In 2015 Frost scored the soundtrack for the twelve-part TV series "Fortitude", and Music From Fortitude (Music From Fortitude, 2017) collects forty snippets.

Frost also scored the soundtrack for Kevin Phillips' film Super Dark Times (Orchard, 2017).

The Centre Cannot Hold (Mute, 2017), produced by Steve Albini, is another mixed bag, although the production quality is impeccable. The most powerful moments are Threshold Of Faith, in which a looping abrasive industrial noise slowly acquires symponic depth and splinters into a fleet of free-floating cosmic drones; and especially Trauma Theory, whose shivering sheets of metallic cacophony coalesce into whirling evil symphonic grandeur. Other pieces are either confused (A Sharp Blow In Passing, which glides from a glitchy ambient tide into baroque tinkling via a distorted crescendo) or trivial (the magniloquent horror soundtrack Eurydice's Heel), or both confused and trivial (All That You Love Will Be Eviscerated), or just pure filler (Healthcare). The failed sonic explorations of these pieces, however, sounds like steps towards two successful musical odysseys: the deconstructed schizoid melody of Ionia (a poppy song lurks behind the irregular seizures) and Entropy In Blue, a journey into a devastated split psyche from which there emerges a disturbing heartbeat-like pulsation.

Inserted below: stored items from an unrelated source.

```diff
@@ -2846,10 +2895,18 @@
   if (writer && p.cost) p.cost[b] = cost;
 }
 
+#ifdef PHNN_NO_BURST_STAGING
+template <class M, bool WG>
+constexpr bool kBurstStaging = false;
+#else
+template <class M, bool WG>
+constexpr bool kBurstStaging = M::MM == MM_F16X2 && !WG;
+#endif
+
 template <class M, int INTEG, int TK, bool REF = false>
 __global__ __launch_bounds__(64 * kMaxWaves) void k_rollout_fwd(RollParams p) {
   extern __shared__ __attribute__((aligned(16))) float lds[];
-  stage_image<M::IMG>(lds, p.img);
+  stage_image<M::IMG, kBurstStaging<M, false>>(lds, p.img);
   TileCtx tc;
   if (!tile_ctx<M>(tc, lds, p.B)) return;
   fwd_march<M, INTEG, TK, REF>(p, lds, tc);
@@ -2975,7 +3032,7 @@
 template <class M, int INTEG, bool STASH, bool WG = false, bool REF = false>
 __global__ __launch_bounds__(64 * kMaxWaves) void k_rollout_grad(RollParams p) {
   extern __shared__ __attribute__((aligned(16))) float lds[];
-  stage_image<M::IMG>(lds, p.img);
+  stage_image<M::IMG, kBurstStaging<M, WG>>(lds, p.img);
   TileCtx tc;
   if (!tile_ctx<M>(tc, lds, p.B)) return;
   grad_march<M, INTEG, STASH, WG, REF>(p, lds, tc);
```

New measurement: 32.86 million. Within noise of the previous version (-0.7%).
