inline DienPlan dien_plan(const DienTraits& t, const DienCall& c) {
    DienPlan p{};
    const int n_groups = c.R / c.group;
    const bool rows64 = augru_rows64(c.augru_rows, c.R, c.group, t.S, t.n_cu);
    p.dedup = !t.row_dedup ? PlanDedup::None : (c.carried ? PlanDedup::Carried : PlanDedup::Launch);
    p.dup_lists = t.dup_store;
    p.tier2 = t.row_dedup && t.tier2_rows && !t.dup_store && !t.dense_fork && !(c.obs && c.mirror) && t.gemm16 && t.head_tsum() &&
              t.cat_v2_shape() && t.dense_chained();
    p.shadow = p.tier2 && t.augru_shadow && c.group == 1 && t.Cn == 21 && t.S <= 2 && t.din_rows_auto && t.dense_grouped() && !rows64 &&
               c.augru_rows != 64 && augru_shadow_room(c.distinct_hint, n_groups, t.S, t.n_cu) && g16_shadow_fits(c.R, t.Dn, t.Fld, t.U);
    p.cat_h16 = t.fp16x2 && t.cat16;
    if (p.shadow) p.cat = PlanCat::Shadow;
    else if (t.cat_v2_shape() && t.cat_group && t.Cn >= 11 && (c.group == 8 || c.group == 9)) p.cat = c.group == 8 ? PlanCat::G8 : PlanCat::G9;
    else if (t.cat_v2_shape()) p.cat = t.Cn == 21 ? PlanCat::V2_21 : PlanCat::V2_24;
    else p.cat = PlanCat::V1;
    p.dense_side = t.dense_fork;
    p.dense_vec = c.dense_vec;
    if (p.shadow) p.dense = PlanDense::Shadow;
    else if (t.dense_grouped()) p.dense = PlanDense::Pair;
    else p.dense = t.dense_chained() ? PlanDense::Chain : PlanDense::TwoGemm;
    if (p.shadow) p.qside = PlanQside::InDinXq;
    else if (p.dense == PlanDense::Pair) p.qside = PlanQside::InPair;
    else p.qside = p.tier2 ? PlanQside::MappedH16 : PlanQside::ScorerGemm;
    p.din_h16 = t.din_h16();
    p.din_stage = c.group != 1;
    p.din_waves = c.group == 1 ? 4 : (c.group % 4 == 0 ? 4 : (c.group % 3 == 0 ? 3 : (c.group % 2 == 0 ? 2 : (c.group < 4 ? c.group : 4))));
    if (p.shadow) p.din = PlanDin::Xq;
    else if (t.din_x_selected()) p.din = (c.group == 1 && t.din_rows_auto) ? PlanDin::XAuto : PlanDin::X16;
    else p.din = PlanDin::Scores;
    if (!t.fp16x2) p.augru = PlanAugru::Recur32;
    else if (p.shadow) p.augru = PlanAugru::Xs;
    else if (t.augru_x) p.augru = rows64 ? PlanAugru::X64 : PlanAugru::X32;
    else p.augru = PlanAugru::H16;
    if (p.dedup == PlanDedup::None || t.dup_store) p.expand = PlanExpand::None;
    else p.expand = p.tier2 ? PlanExpand::Behind : PlanExpand::Front;
    p.expand_ncol = p.expand == PlanExpand::None ? 0 : (p.tier2 ? t.S * t.NH2 + t.U + t.E : t.S * t.NH2);
    if (p.expand == PlanExpand::Behind && t.lazy_expand &&
        (c.group == 1 ? g16_gather_fits(c.R, t.Fld, p.expand_ncol) : !c.obs))
        p.expand = PlanExpand::Lazy;
    if (t.head_tsum()) p.head = !t.gemm16 ? PlanHead::TsumPacked : ((c.obs && c.mirror) ? PlanHead::TsumH16Mirror : PlanHead::TsumH16);
    else p.head = t.ptab ? PlanHead::TablesFinish : PlanHead::Plain;
    p.prob = c.prob;
    return p;
}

The EP All That You Love Will Be Eviscerated (Mute, 2018) collects three new pieces: the symphonic horror of Self Portrait In Ultramarine; An Empty Vessel To Flood, that begins like a blast of radioactive abrasive noise, and Goonies Never Say Die, where angelic drones are devastated by a loud demonic distortion. Frost's own remix of All That You Love Will Be Eviscerated is eight minutes of cinematic cacophony. Albini remixes Meg Ryan Eyez and Alva Noto remixes Ionia.

Catastrophic Deliquescence (Mute, 2019) collects the music composed for the crime drama Fortitude (2015-18), originally a British television series created by Simon Donald. Dark Cycle 1 (Invada, 2019) and Dark Cycle 2 collect the music composed for the sci-fi thriller Dark (2017-19), originally a German television series created by Baran bo Odar and Jantje Friese.